We lived at a Glenlivet for a while, every night when we were went to bed, my mum would give all the kids a big spoonful of sweet sticky malt out of a big jar. No toothbrushes in those days. As I write this, I can almost smell it. It was so nice. No wonder my teeth are rotten!

I guess the Sticky Malt was "Virol*. The memory came back to me a few weeks ago and I tried to find some online. It seems it was discontinued some years ago.
 
What about buying a 1/4 bottle of whisky? Haven’t see one of them in a while.
And when everyone had zippo lighters, we sold small gel capsules that had lighter fluid in it.
One more, who remembers Woodbine?

What's the point of a 1/4 bottle? it won't come close to filling a pint pot! :)

My grandfather smoked "woodies", he would light them using strips of old news paper lit from the gas cooker (I guess more appropriate for his chosen vice than a zippo
 
Well I never! I'm in South Wales and was born in Neath, where I spent my childhood with my grandparents.
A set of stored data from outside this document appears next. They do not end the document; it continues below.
## Files before the change

### immesh_amd/csrc/c_api.cpp

```cpp
#include "host_ctx.hpp"
#include "imu_host.hpp"
#include <cmath>
#include <new>

#define RP_ABORTED 1
static thread_local std::string g_create_error;
thread_local KProf* g_kprof = nullptr;



extern "C" {

void immesh_default_config(immesh_config* c) {
    std::memset(c, 0, sizeof(*c));
    c->voxel_size = 0.5; c->max_layer = 2;
    for (int i = 0; i < 5; i++) c->layer_init[i] = 5;
    c->max_points_size = 100; c->planer_threshold = 0.01; c->dept_err = 0.02; c->beam_err = 0.05; c->calib_laser = 0;
    c->sigma_num = 3.0; c->max_iter = 4;
    c->extR[0] = c->extR[4] = c->extR[8] = 1.0;
    c->extT[0] = 0.04165; c->extT[1] = 0.02326; c->extT[2] = -0.0284;
    c->mesh_min_spacing = 0.1; c->mesh_voxel = 0.4; c->mesh_region = 10.0; c->mesh_append_budget = 10000;
}

const char* immesh_create_error(void) { return g_create_error.c_str(); }
// ... 413 lines not shown

struct IngestOpts {
    int mode = 0;
    hipEvent_t after_point_var = nullptr;
    const ScanParams* spd = nullptr;
    const float* d_raw = nullptr; float* world = nullptr; int n_raw = 0;
    bool defer_tail = false;
    bool prep_done = false;
};
static int map_ingest_device(immesh_ctx* c, const float* d_pts, int64_t n, const imh::State& st, const IngestOpts& o) {
    ScanParams sp;
    make_scan_params(c, st, st.cov, sp);
    hipStream_t s = c->stream;
    if (o.mode == 0) {
        if (!o.prep_done) {
            if (c->tail_deferred) { launch_map_update_tail(s, c->map, c->d_counters_host); c->tail_deferred = false; }
            c->map.upd_seq++;
            c->map.touched = c->d_touched;
            launch_point_var(s, c->map, sp, o.spd, d_pts, (int)n, 3, o.mode, c->d_ptdata, c->d_key_a, c->d_slot, c->d_idx_a, o.d_raw, o.world, o.n_raw);
            if (o.world) { c->ev_inputs_cur = mesh_record_ready(c); c->inputs_seq = 0; }
            else if (o.after_point_var) { HIPCHK(c, hipEventRecord(o.after_point_var, s)); c->ev_inputs_cur = o.after_point_var; c->inputs_seq = 0; }
        }
        launch_replay_lists(s, c->map, c->d_idx_a, c->d_key_a, c->d_ptdata, (int)n, c->d_stats, c->d_counters_host, c->d_idx_b, c->d_idx_c, c->d_slot_s, c->reg_dbg, !o.defer_tail,
                            o.prep_done ? (unsigned long long*)(c->d_epi + 2) : nullptr, o.prep_done ? c->d_epi_flag_host : nullptr, c->epi_seq, c->knobs.fused_wgs, c->knobs.list_div);
        c->tail_deferred = o.defer_tail;
        return 0;
    }
    launch_point_var(s, c->map, sp, nullptr, d_pts, (int)n, 3, o.mode, c->d_ptdata, c->d_key_a, c->d_slot, nullptr);
    launch_iota(s, c->d_idx_a, (int)n);
    sort_pairs_u32(s, c->d_sort_temp, c->sort_temp_bytes, c->d_slot, c->d_slot_s, c->d_idx_a, c->d_idx_c, (int)n, 32);
    launch_segment_heads(s, c->d_slot_s, (int)n, c->d_seg_start, c->d_nseg);
    launch_replay(s, c->map, c->d_slot_s, c->d_idx_c, c->d_ptdata, (int)n, c->d_seg_start, c->d_nseg, (int)n, o.mode, c->d_stats);
    HIPCHK(c, hipMemcpyAsync(c->h_counters, c->map.counters, 16 * sizeof(int32_t), hipMemcpyDeviceToHost, s));
    return 0;
}
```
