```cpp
struct PlanIn {
    int kind = 0, nd = 1;
    bool al = false;
    int m = 0, per_step = 0;
    bool con_state_only = false;
    bool limits2_set = false;
    bool shared_steps = false;
    bool uniform_R = false;
    bool off32 = true;
    bool line_search = true;
    double alpha_floor = 1e-3;
    int nb_iter = 0;
// ... 15 lines not shown
    Wave,
    WaveLast,
    Lin,
    RerollRows,
    RerollDpp,
};
constexpr int KD_SYM_KEEP = -1;

struct RiccatiPlan {
    int n_alpha = 1;
    Init init = Init::Generic;
    bool init_al_update = false;
    Sweep sweep = Sweep::Generic;
    int si_lanes[2] = {16, 16};
    bool si_wg[2] = {false, false};
    bool si_io[2] = {false, false};
    Forward forward = Forward::Generic;
    bool fwd_lds = false;
    Apply apply = Apply::None;
    bool al_update = false;
    bool fused = false;
    int kd_sym = 0;
    bool split = false;
    bool needs_ws = false;
};

inline RiccatiPlan plan_riccati(const PlanIn& in) {
    RiccatiPlan p;
    const int kind = in.kind, nd = in.nd;
    p.n_alpha = n_alpha_of(in.line_search, in.alpha_floor);
// ... 26 lines not shown
        const bool dpp = in.reroll == RerollPin::Dpp || (in.reroll == RerollPin::Auto && (in.B + 3) / 4 <= in.n_simd / 4);
        p.apply = dpp ? Apply::RerollDpp : Apply::RerollRows;
    }
    p.al_update = in.al && coop_fwd && !wave;

    p.init = cooperative && init_lti_supported(kind, nd) ? Init::Lti : Init::Generic;
    p.init_al_update = p.init == Init::Lti && in.al && !p.fused;

    p.split = coop_fwd && ((p.sweep == Sweep::Mfma && in.split) || in.split == 2) && !in.profile && in.halves && in.nb_iter > 0;
    p.needs_ws = p.sweep == Sweep::Generic && in.nb_iter > 0;
    const int b0 = p.split ? split_first_half(in.B) : in.B;
    p.si_lanes[0] = si_lanes(b0, in.n_simd);
    p.si_lanes[1] = si_lanes(in.B - b0, in.n_simd);
    const int launched[2] = {b0, in.B - b0};
    for (int h = 0; h < 2; h++) {
        const bool wg_pin = in.sweep == SweepPin::SiWg || in.sweep == SweepPin::SiWgIo;
        p.si_wg[h] = p.sweep == Sweep::SiDpp && p.si_lanes[h] == 16 && (wg_pin || (in.sweep != SweepPin::SiWave && launched[h] >= SI_WG_MIN_BATCH));
        p.si_io[h] = p.si_wg[h] && si_io_supported(in.al, in.m) &&
                     (in.sweep == SweepPin::SiWgIo || (in.sweep != SweepPin::SiWg && !p.split && launched[h] >= SI_IO_MIN_BATCH));
    }
    return p;
}

}
```

include/ilqr_hip.h:

```cpp
#ifndef ILQR_HIP_H
#define ILQR_HIP_H

#include <stddef.h>

#ifdef __cplusplus
extern "C" {
#endif

#define ILQR_MAX_SEG 24
#define ILQR_MAX_KP 8
#define ILQR_MAX_NX 15
#define ILQR_MAX_NU 8
#define ILQR_MAX_NF 15
#define ILQR_MAX_NQ 13

#define ILQR_SYS_POS_ORN 0
#define ILQR_SYS_POS_ORN_TIME 1
#define ILQR_SYS_JOINT 2
#define ILQR_SYS_JOINT_TIME 3

#define ILQR_STATUS_OK 0
#define ILQR_STATUS_NONFINITE 1
#define ILQR_STATUS_ALPHA_FLOOR 2
#define ILQR_STATUS_SWEEP_IO 4
// ... 50 lines not shown
                         const double* tool_xyz, ilqr_problem_desc* desc, double* lower, double* upper);
const char* ilqr_urdf_last_error(void);
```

Their cure for a chest cold was goose grease on a piece of Welsh flannel, placed on the chest.

And now, in all my 74 years, this is the first time that I've encountered anyone else mention this folk remedy.

Takes me back.

Martin.
I remember my Grandmother (Ystradgynlais) rubbing goose grease on
chest, mid 50s, and drinking elderflower tea.
 
Sitting in the doctors waiting room with all the adults smoking. Then when you went in to see the doctor, he (it would always be a he) would have a *** on the go too. I remember bath days when I got too big for the sink we would have the tin bath. It would be hit or miss if we had it or the family across the street had it. If it was a sunny day we could have a bath in the garden.
 
Walking a mile to school with my sister. I was 5 and she was 6/7

School swimming lessons in a local, freezing outdoor pool

Having a chemistry set and my younger sister eating the Potassium Permanganate

Green Rover tickets - As an under 11 spending the day on the buses with mates randomly travelling through Hertfordshire

Playing with fireworks every Oct/Nov - usually bangers and crackerjacks.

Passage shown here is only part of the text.